Kotan Code 枯淡コード

In search of simple, elegant code

Menu Close

Regular Expressions and Parsing in Scala

Last night I was messing around with some code and I wanted to rip a couple of pieces of information out of a free-from string. This is typically where people reach for regular expressions. Not me, though.

No, my experience with regular expression support and parsing in other languages like C# and Java has left a terrible taste in my mouth. I hate it. When I want to parse stuff, I want to use pattern matching and rich syntax like I can get from languages like F# or Scala.

This made me wonder if Scala didn’t make regex parsing easier. Turns out, it makes it brain-dead simple with the clever use of the concept of an unapply. The same capability that makes Scala so good at constructing, zipping, and traversing list structures also makes it just as good at cracking apart structures into their component parts.

As a sample, I created a simple string in Scala and then put the “.r” postfix on it, turning it into a regular expression:

scala> val zombieLog = """(d\+) zombies spotted in (\w+).""".r

This created a regular expression with two groups. If you’re used to doing this kind of thing in Java or C# then you’re probably thinking that you now need to write 10 lines of code to set up the regex compiler, call some method to feed the string into the regex compiler, then access groups by numeric, 0-based indexes.

Fortunately, this is Scala and more often than not, things suck less in Scalaville.

First, I’ll create an input string that I want to crack apart with my regex:

scala> val inputText = "200 zombies spotted in Mexico."

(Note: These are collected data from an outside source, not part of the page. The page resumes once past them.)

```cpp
struct CurveOps {
  CurveInfo info;
  hipError_t (*var)(int grid, hipStream_t s, size_t n, const uint8_t* scalars, const uint8_t* points, uint8_t* out,
                    uint8_t* flags, uint8_t* proj, uint32_t* scratch, uint32_t opts);
  hipError_t (*base)(int grid, hipStream_t s, size_t n, const uint8_t* scalars, const uint32_t* table, uint8_t* out,
                     uint8_t* flags, uint8_t* proj, uint32_t opts);
  hipError_t (*var_fast)(int grid, hipStream_t s, size_t n, const uint8_t* scalars, const uint8_t* points,
                         uint32_t* jac, uint8_t* flags, uint32_t* scratch, uint32_t opts);
  hipError_t (*base_lds)(int cus, hipStream_t s, size_t n, const uint8_t* scalars, const uint32_t* table,
                         uint32_t* rows, uint8_t* flags);
  hipError_t (*to_affine_hom)(int grid, hipStream_t s, size_t n, const uint32_t* rows, uint8_t* out, uint8_t* flags);
  int (*var_grid)(int cus, size_t n);
  int (*var_fast_grid)(int cus, size_t n);
  hipError_t (*to_affine_var)(int grid, hipStream_t s, size_t n, const uint32_t* rows, uint8_t* out, uint8_t* flags);
  hipError_t (*point_add)(int grid, hipStream_t s, size_t n, const uint8_t* a, const uint8_t* a_inf, const uint8_t* b,
                          const uint8_t* b_inf, uint32_t* rows, uint8_t* flags, uint32_t opts);
  int utable_words;
  int comb_bits;
  hipError_t (*comb_convert)(hipStream_t s, size_t entries, const uint8_t* affine, uint32_t* utable);
  hipError_t (*base_unsat)(int grid, hipStream_t s, size_t n, const uint8_t* scalars, const uint32_t* utable,
                           uint32_t* rows, uint8_t* flags);
  int lds_bits, lds_windows, lds_digits, lds_entry_words;
  hipError_t (*lds_convert)(hipStream_t s, size_t entries, const uint8_t* affine, uint32_t* table);
  hipError_t (*var_fused)(int grid, hipStream_t s, size_t n, const uint8_t* u2, const uint8_t* q, uint32_t* rows,
                          uint8_t* flags, uint32_t* scratch, uint32_t opts, const uint8_t* u1, const uint32_t* utable);
  int enc_bytes;
  hipError_t (*decompress)(int grid, hipStream_t s, size_t n, const uint8_t* enc, uint8_t* out, uint8_t* flags);
  hipError_t (*compress)(int grid, hipStream_t s, size_t n, const uint8_t* xy, const uint8_t* inf, uint8_t* out);
  hipError_t (*decompress_raw)(int grid, hipStream_t s, size_t n, const uint8_t* enc, uint8_t* out, uint8_t* flags);
  hipError_t (*compress_raw)(int grid, hipStream_t s, size_t n, const uint8_t* xy, const uint8_t* inf, uint8_t* out);
  hipError_t (*point_add_u)(int grid, hipStream_t s, size_t n, const uint8_t* a, const uint8_t* a_inf, const uint8_t* b,
                            const uint8_t* b_inf, uint32_t* rows, uint8_t* flags, uint32_t opts);
  hipError_t (*to_affine_add_u)(int grid, hipStream_t s, size_t n, const uint32_t* rows, uint8_t* out, uint8_t* flags);
  hipError_t (*var_coz)(int grid, hipStream_t s, size_t n, const uint8_t* scalars, const uint8_t* points, uint32_t* rows,
                        uint8_t* flags, uint32_t* scratch, uint32_t opts, int glv);
  int (*var_coz_grid)(int cus, size_t n, int glv);
  int coz_row_words;
  hipError_t (*var_coz_fused)(int grid, hipStream_t s, size_t n, const uint8_t* u2, const uint8_t* q, uint32_t* rows, uint8_t* flags,
                              uint32_t* scratch, uint32_t opts, const uint8_t* u1, const uint32_t* utable);
  int (*var_coz_fused_grid)(int cus, size_t n);
  hipError_t (*subgroup_check)(int grid, hipStream_t s, size_t n, uint8_t* xy, uint8_t* flags);
  int ct_bits, ct_windows, ct_entries, ct_entry_words;
  int ctg_bits, ctg_windows, ctg_entries;
  hipError_t (*ct_convert)(hipStream_t s, size_t entries, const uint8_t* affine, uint32_t* table);
  hipError_t (*base_ct)(int grid, hipStream_t s, size_t n, const uint8_t* scalars, const uint32_t* table, uint32_t* rows,
                        uint8_t* flags);
  hipError_t (*base_ctg)(int grid, hipStream_t s, size_t n, const uint8_t* scalars, const uint32_t* table, uint32_t* rows,
                         uint8_t* flags);
  hipError_t (*var_ct)(int grid, hipStream_t s, size_t n, const uint8_t* scalars, const uint8_t* points, uint32_t* rows,
                       uint8_t* flags, uint32_t* scratch, uint32_t opts);
  int (*var_ct_grid)(int cus, size_t n);
  hipError_t (*var_ct_prime)(int grid, hipStream_t s, size_t n, const uint8_t* scalars, const uint8_t* points, uint32_t* rows,
                             uint8_t* flags, uint32_t* scratch, uint32_t opts);
  int (*var_ct_prime_grid)(int cus, size_t n);
  hipError_t (*to_affine_x)(int grid, hipStream_t s, size_t n, const uint32_t* rows, uint8_t* out, uint8_t* flags);
  int var_glv_default;
  hipError_t (*ecdsa_prepare)(int grid, hipStream_t s, size_t n, const uint8_t* digests, int digest_bytes, const uint8_t* sigs,
                              const uint8_t* key_flags, uint8_t* u1, uint8_t* u2, uint8_t* verdicts);
  hipError_t (*ecdsa_finish)(int grid, hipStream_t s, size_t n, const uint8_t* sigs, const uint8_t* xs, const uint8_t* lflags,
                             uint8_t* verdicts);
  hipError_t (*ed_verify_prepare)(int grid, hipStream_t s, size_t n, const uint8_t* msgs, const uint64_t* offsets,
                                  const uint8_t* sigs, const uint8_t* pubkeys, const uint8_t* key_flags, uint8_t* u1, uint8_t* u2,
                                  uint8_t* verdicts);
  hipError_t (*ed_verify_finish)(int grid, hipStream_t s, size_t n, const uint8_t* sigs, const uint8_t* pts, uint8_t* verdicts);
};
constexpr int to_affine_u(int limbs) { return limbs <= 8 ? ECCX_NORM_U8 : ECCX_NORM_UBIG; }
#ifndef ECCX_NORM_ADD_U8
#define ECCX_NORM_ADD_U8 ECCX_NORM_U8
#endif
#ifndef ECCX_NORM_ADD_UBIG
#define ECCX_NORM_ADD_UBIG ECCX_NORM_UBIG
#endif
constexpr int to_affine_add_u(int limbs) { return limbs <= 8 ? ECCX_NORM_ADD_U8 : ECCX_NORM_ADD_UBIG; }

const CurveOps& ops_P256();
const CurveOps& ops_P384();
const CurveOps& ops_P521();
const CurveOps& ops_BLS12_381();
const CurveOps& ops_ED25519();
const CurveOps& ops_P256K1();

hipError_t launch_x25519_ladder(int grid, hipStream_t s, size_t n, const uint8_t* scalars, const uint8_t* u,
                                uint32_t* rows, uint8_t* flags, uint32_t opts);
hipError_t launch_x25519_to_u(int grid, hipStream_t s, size_t n, const uint32_t* rows, uint8_t* out, uint8_t* flags);

constexpr int LAUNCH_WG = 256;

template <class K>
inline int occupancy_per_cu(K kernel) {
  int per_cu = 0;
  if (hipOccupancyMaxActiveBlocksPerMultiprocessor(&per_cu, kernel, LAUNCH_WG, 0) != hipSuccess || per_cu < 1) per_cu = 1;
  return per_cu;
}
inline int persistent_grid(int per_cu, int cus, size_t n) {
  size_t need = (n + LAUNCH_WG - 1) / LAUNCH_WG;
  size_t cap = (size_t)cus * (size_t)per_cu;
  size_t g = need < cap ? need : cap;
  return (int)(g ? g : 1);
}

}
```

Now I’ll use unapply and syntactic sugar and Scala goodness to pull out the right values:

scala> val zombieLog(zombieCount, location) = inputText // UNAPPLY magic
zombieCount: String = 200
location: String = Mexico

And that’s it, Bob’s your uncle. With the plethora of online regular expression builders available, it should only take you a few minutes to create the regex you need and slap it into your Scala code.